▸ Work item
Copy out exactly the line that contains "device, hipGetErrorString(e)); delete" and all lines following it to the end of the data.
Data records section start
Switches read_switches() {
  Switches sw;
  auto off = [](const char *n) { const char *e = getenv(n); return e && e[0] == '0'; };
  auto on1 = [](const char *n) { const char *e = getenv(n); return e && e[0] == '1'; };
  auto num = [](const char *n, uint64_t d) { const char *e = getenv(n); return (e && *e) ? strtoull(e, nullptr, 10) : d; };
  sw.fine_hist = !off("MGC_FINE_HIST"); sw.hpc_msd = !off("MGC_HPC_MSD"); sw.hpc_digits = !off("MGC_HPC_DIGITS");
  sw.const_k = !off("MGC_KMER_CONST_K"); sw.packed_bases = !off("MGC_PACKED_BASES"); sw.narrow = !off("MGC_NARROW"); sw.wide_msd = !off("MGC_WIDE_MSD");
  sw.group_pipe = !off("MGC_GROUP_PIPE"); sw.soa5 = !off("MGC_SOA5"); sw.k96 = !off("MGC_K96"); sw.finish = !off("MGC_FINISH");
  sw.nolist = on1("MGC_FINISH_NOLIST");
  sw.finish_trace = getenv("MGC_FINISH_TRACE") != nullptr; sw.group_dbg = getenv("MGC_GROUP_DBG") != nullptr; sw.hash_dbg = getenv("MGC_HASH_DBG") != nullptr;
  { const char *e = getenv("MGC_HASH_MULTI"); sw.hash_multi = (e && *e) ? atoi(e) : -1; }
  { const char *e = getenv("MGC_HASH_STREAM"); sw.hash_stream = (e && *e) ? atoi(e) : -1; }
  sw.min_top = (uint32_t)num("MGC_FINISH_MIN_TOP", 0);
  sw.finish_target = num("MGC_FINISH_TARGET", 0);
  sw.stream_max = num("MGC_STREAM_MAX", (uint64_t)1 << 22);
  sw.bucket_bases = num("MGC_BUCKET_BASES", 0);
  sw.huge_streams = (uint32_t)num("MGC_HUGE_STREAMS", 4);
  sw.huge_slices = !off("MGC_HUGE_SLICES");
  sw.pass_stagger = (uint32_t)num("MGC_PASS_STAGGER", 0);
  sw.group_batch_bytes = num("MGC_GROUP_BATCH_BYTES", sw.group_batch_bytes);
  sw.group_batch_files = (uint32_t)num("MGC_GROUP_BATCH_FILES", 0);
  return sw;
}
}
using mgc::set_err;

namespace {


uint64_t number_of_bits64(uint64_t v) {
  uint64_t b = 0;
  while (v) { b++; v >>= 1; }
  return b;
}

uint64_t expected_simple_size(uint32_t k, uint64_t n_est, uint32_t suffix_len) {
  if (2 * k - 2 * suffix_len > 42) return UINT64_MAX;
  const uint64_t low_bits  = 16;
  const uint64_t n_entries = (uint64_t)1 << (2 * k - 2 * suffix_len);
  const uint64_t exp_max   = (uint64_t)(0.004 * (double)n_est);
  const uint64_t exp_bits  = number_of_bits64(exp_max) + 1;
  const uint64_t extra     = (exp_bits < low_bits) ? 0 : (exp_bits - low_bits);
  return (n_entries * low_bits + n_entries * extra) / 8;
}

void best_prefix_size(const mgc_count_config &c, uint64_t n_est, uint64_t mem_allowed, uint32_t *best,
                      uint64_t *mem_used) {
  const uint32_t k = c.k;
  const uint32_t seg_bits = c.page_size * 8, seg_bytes = c.page_size;
  *best = 0;
  *mem_used = UINT64_MAX;
  for (uint32_t wp = 1; wp < 2 * k - 1; wp++) {
    const uint64_t n_prefix = (uint64_t)1 << wp;
    const uint64_t kpp = n_est / n_prefix + 1;
    const uint64_t kps = seg_bits / (2 * k - wp);
    const uint64_t spp = kpp / kps + 1;
    if (wp + number_of_bits64(spp) + number_of_bits64(seg_bytes) >= 64) break;
    const uint64_t struct_mem = (uint64_t)c.sizeof_count_array * n_prefix + 8 * n_prefix * spp;
    const uint64_t data_min   = n_prefix * seg_bytes;
    const uint64_t total      = struct_mem + n_prefix * spp * seg_bytes;
    if (struct_mem + data_min > mem_allowed) break;
    if ((wp > 9) && (total + (uint64_t)16 * wp * 1024 * 1024 < *mem_used)) {
      *mem_used = total;
      *best = wp;
    }
    if (total > (uint64_t)16 * *mem_used) break;
  }
}

}

extern "C" uint32_t mgc_version(void) { return (0u << 16) | 3u; }

extern "C" int mgc_configure_counting(mgc_count_config *c) {
  if (!c) return MGC_EINVAL;
  if (c->k == 0 || c->k > 64) {
    set_err(nullptr, "ERROR: Kmer size not supplied with modifier k=<kmer-size>.");
    return MGC_EINVAL;
  }
  if (c->mode < 0 || c->mode > 2) return MGC_EINVAL;
  if (c->page_size == 0) c->page_size = 4096;
  if (c->sizeof_count_array == 0) c->sizeof_count_array = 3232;

  c->use_simple = 0; c->w_prefix = 0; c->n_prefix = 0; c->w_data = 0; c->n_batches = 1; c->memory_used = 0;

  const uint64_t mem_simple = expected_simple_size(c->k, c->n_kmers_estimate, c->count_suffix_length);
  uint64_t mem_complex = UINT64_MAX;
  uint32_t best = 0, n_batches = 1;

  if (c->k > 5) {
    for (n_batches = 1; mem_complex > c->memory_allowed; n_batches++) {
      best_prefix_size(*c, c->n_kmers_estimate / n_batches, c->memory_allowed, &best, &mem_complex);
      if (n_batches > (1u << 20)) {
        set_err(nullptr, "configureCounting: no prefix size fits in %lu bytes", (unsigned long)c->memory_allowed);
        return MGC_EINVAL;
      }
    }
    c->w_prefix = best;
    c->n_prefix = (uint64_t)1 << best;
    c->w_data   = 2 * c->k - best;
  }
  if ((mem_simple < mem_complex) && (mem_simple < c->memory_allowed)) {
    c->use_simple = 1; c->memory_used = mem_simple;
  } else {
// ... 469 lines not shown
    if (2 * cfg->k - 2 * sfx_len > 42) {
      set_err(nullptr, "mgc_open: count-suffix forces simple mode, which takes at most 21 free bases (k - suffix length = %u)", cfg->k - sfx_len);
      return nullptr;
    }
    for (uint32_t i = 0; i < sfx_len; i++) {
      const char ch = cfg->count_suffix[i];
      const bool ok = ch == 'A' || ch == 'C' || ch == 'G' || ch == 'T' || ch == 'a' || ch == 'c' || ch == 'g' || ch == 't';
      if (!ok) { set_err(nullptr, "mgc_open: count-suffix '%s' holds something that is not ACGT", cfg->count_suffix); return nullptr; }
      sfx_test = (sfx_test << 2) | (uint64_t)(((unsigned char)ch >> 1) & 3);
    }
    sfx_mask = (sfx_len == 32) ? ~0ull : (((uint64_t)1 << (2 * sfx_len)) - 1);
    eff.use_simple = 1;
  }
  if (!mgc::effective_geometry(&eff)) return nullptr;
  cfg = &eff;
  if (cfg->k == 0 || cfg->k > 64 || cfg->w_prefix < MGC_NUM_FILES_BITS || cfg->w_prefix > 2 * cfg->k ||
      cfg->w_data != 2 * cfg->k - cfg->w_prefix) {
    set_err(nullptr, "mgc_open: config has not been through mgc_configure_counting (k=%u wPrefix=%u wData=%u)",
            cfg->k, cfg->w_prefix, cfg->w_data);
    return nullptr;
  }

  int ndev = 0;
  hipError_t e = hipGetDeviceCount(&ndev);
  if (e != hipSuccess || ndev == 0) {
    set_err(nullptr, "mgc_open: no HIP device (%s)", hipGetErrorString(e));
    return nullptr;
  }
  mgc_session *s = new mgc_session();
  s->cfg = *cfg;
  s->sfx_mask = sfx_mask;
  s->sfx_test = sfx_test;
  s->key_words = (cfg->k > 32) ? 2u : 1u;
  if (device >= 0) {
    e = hipSetDevice(device);
    if (e != hipSuccess) { set_err(nullptr, "hipSetDevice(%d): %s", device, hipGetErrorString(e)); delete s; return nullptr; }
    s->device = device;
  } else {
    (void)hipGetDevice(&s->device);
  }
  e = hipStreamCreateWithFlags(&s->stream, hipStreamNonBlocking);
  if (e == hipSuccess) e = hipStreamCreateWithFlags(&s->st_in, hipStreamNonBlocking);
  if (e != hipSuccess) { set_err(nullptr, "hipStreamCreate: %s", hipGetErrorString(e)); delete s; return nullptr; }
  if (hipStreamCreateWithFlags(&s->stream2, hipStreamNonBlocking) != hipSuccess ||
      hipEventCreateWithFlags(&s->ev_fork, hipEventDisableTiming) != hipSuccess ||
      hipEventCreateWithFlags(&s->ev_join, hipEventDisableTiming) != hipSuccess) {
    set_err(nullptr, "hipStreamCreate / hipEventCreate failed"); mgc_close(s); return nullptr;
  }
  memset(&s->prof, 0, sizeof(s->prof));
  memset(s->file_instances, 0, sizeof(s->file_instances));
  memset(s->total_file_instances, 0, sizeof(s->total_file_instances));
  s->sw = mgc::read_switches();
  return s;
}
Data records section end
▸ Task solution
    if (e != hipSuccess) { set_err(nullptr, "hipSetDevice(%d): %s", device, hipGetErrorString(e)); delete s; return nullptr; }
    s->device = device;
  } else {
    (void)hipGetDevice(&s->device);
  }
  e = hipStreamCreateWithFlags(&s->stream, hipStreamNonBlocking);
  if (e == hipSuccess) e = hipStreamCreateWithFlags(&s->st_in, hipStreamNonBlocking);
  if (e != hipSuccess) { set_err(nullptr, "hipStreamCreate: %s", hipGetErrorString(e)); delete s; return nullptr; }
  if (hipStreamCreateWithFlags(&s->stream2, hipStreamNonBlocking) != hipSuccess ||
      hipEventCreateWithFlags(&s->ev_fork, hipEventDisableTiming) != hipSuccess ||
      hipEventCreateWithFlags(&s->ev_join, hipEventDisableTiming) != hipSuccess) {
    set_err(nullptr, "hipStreamCreate / hipEventCreate failed"); mgc_close(s); return nullptr;
  }
  memset(&s->prof, 0, sizeof(s->prof));
  memset(s->file_instances, 0, sizeof(s->file_instances));
  memset(s->total_file_instances, 0, sizeof(s->total_file_instances));
  s->sw = mgc::read_switches();
  return s;
}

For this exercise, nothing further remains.